**** Extracted records ****

__global__ __launch_bounds__(kRWThreads, 1) void rgb_bwdw16_kernel(const RgbBwdWArgs a) {
    extern __shared__ __attribute__((aligned(16))) u32x4 smem[];
    rgb_w_stage_chain(smem, a);
    __syncthreads();
    const RgbWLane L = rgb_w_lane(smem, a);
    const int lane = L.lane, m = L.m, g = L.g, tpr = L.tpr;
    float *stg = reinterpret_cast<float *>(smem + 3 * w3_units(4, 2)) + L.wave * (2048 + 3072);
    using gptr = const __attribute__((address_space(1))) void *;
    using lptr = __attribute__((address_space(3))) void *;
    RgbWAcc st;
    rgb_w_zero(st);
    float yn = 0.0f, dn = 0.0f;
    auto issue = [&](int64_t ray, int j, int buf) {
        const int64_t row0 = (ray * tpr + j) * 16;
        const float *p2 = a.a2 + row0 * 64, *p1 = a.a1 + row0 * 64, *pg = a.geo + row0 * a.ld_geo;
        float *sb = stg + 1024 + 2048 * buf;
#pragma unroll
        for (int p = 0; p < 4; ++p) __builtin_amdgcn_global_load_lds((gptr)(p2 + (L.lo64 + 16u * p)), (lptr)(stg + 256 * p), 16, 0, 0);
#pragma unroll
        for (int p = 0; p < 4; ++p) __builtin_amdgcn_global_load_lds((gptr)(p1 + (L.lo64 + 16u * p)), (lptr)(sb + 256 * p), 16, 0, 0);
#pragma unroll
        for (int p = 0; p < 4; ++p) __builtin_amdgcn_global_load_lds((gptr)(pg + (L.log + 16u * p)), (lptr)(sb + 1024 + 256 * p), 16, 0, 0);
        yn = (a.out + row0 * 3)[L.lo3c];
        dn = (a.dout + row0 * 3)[L.lo3c];
    };
    auto b_tile = [&](const float *tile, int p) -> SwT {
        const float *q = tile + 256 * p + 64 * (m >> 2) + (m & 3) + 16 * g;
        const float v0 = q[0], v1 = q[4], v2 = q[8], v3 = q[12];
        SwT t;
        unsigned h0, m0, l0, h1, m1, l1;
        split3(v0, v1, h0, m0, l0);
        split3(v2, v3, h1, m1, l1);
        t.h = u32x2{h0, h1}; t.m = u32x2{m0, m1}; t.l = u32x2{l0, l1};
        return t;
    };
    int buf = 0;
    auto advance = [&](int64_t ray, int j, int by, int64_t &nr, int &nj) {
        nr = ray; nj = j;
        for (int i = 0; i < by; ++i) {
            int64_t r2 = nr; int j2 = nj + 1;
            if (j2 == tpr) { j2 = 0; r2 = nr + L.n_waves; }
            if (r2 >= a.n_rays) break;
            nr = r2; nj = j2;
        }
    };
    if (L.wave_id < a.n_rays) issue(L.wave_id, 0, 0);
    f32x4 dgp[4];
    float *dgeo_prev = nullptr;
    Frag6 fa, fb;
    ld_frag6(fa, L.w1a, 0, 0);
    for (int64_t ray = L.wave_id; ray < a.n_rays; ray += L.n_waves) {
        float s1c[4] = {0.0f, 0.0f, 0.0f, 0.0f}, s0c[4] = {0.0f, 0.0f, 0.0f, 0.0f};
        for (int j = 0; j < tpr; ++j) {
            float *dgeo = a.dgeo + ((ray * tpr + j) * 16) * 64;
            asm volatile("s_waitcnt vmcnt(0)" ::: "memory");
            rgb_w_store_dgeo(dgeo_prev, dgp, L.lo64);
            f32x4 m2[4];
#pragma unroll
            for (int p = 0; p < 4; ++p) m2[p] = *reinterpret_cast<const f32x4 *>(stg + 256 * p + 4 * lane);
            const float d2 = g < 3 ? dn * yn * (1.0f - yn) : 0.0f;
            const float *sb = stg + 1024 + 2048 * buf;
            asm volatile("s_waitcnt lgkmcnt(0)" ::: "memory");
            {
                int64_t nr; int nj;
                advance(ray, j, 1, nr, nj);
                issue(nr, nj, buf ^ 1);
            }
            buf ^= 1;
            Opd<2> d1o, d0o;
            f32x4 dg[4];
            SwP Bq[4];
            rgb_w_chain(st, L, fa, fb, L.w1a, d2, m2,
                        [&](f32x4 (&m1)[4]) {
#pragma unroll
                            for (int p = 0; p < 4; ++p) m1[p] = *reinterpret_cast<const f32x4 *>(sb + 256 * p + 4 * lane);
                        },
                        [&](int k) {
                            const float *t = sb + 1024 * (k >> 1);
                            Bq[k] = block32(b_tile(t, 2 * (k & 1)), b_tile(t, 2 * (k & 1) + 1));
                        },
                        d1o, d0o, dg);
#pragma unroll
            for (int p = 0; p < 4; ++p) dgp[p] = dg[p];
            dgeo_prev = dgeo;
            EMER_RGBW_SB();
            rgb_w_products(st, L.sel, d1o, d0o, Bq, s1c, s0c);
        }
        rgb_w_store_sums(a, L, ray, s1c, s0c);
    }
    rgb_w_store_dgeo(dgeo_prev, dgp, L.lo64);
    rgb_w_epilogue(st, a, L, smem);
}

****

About this task:
From the records above, copy each line that contains the word "memory".

Result below:
            asm volatile("s_waitcnt vmcnt(0)" ::: "memory");
            asm volatile("s_waitcnt lgkmcnt(0)" ::: "memory");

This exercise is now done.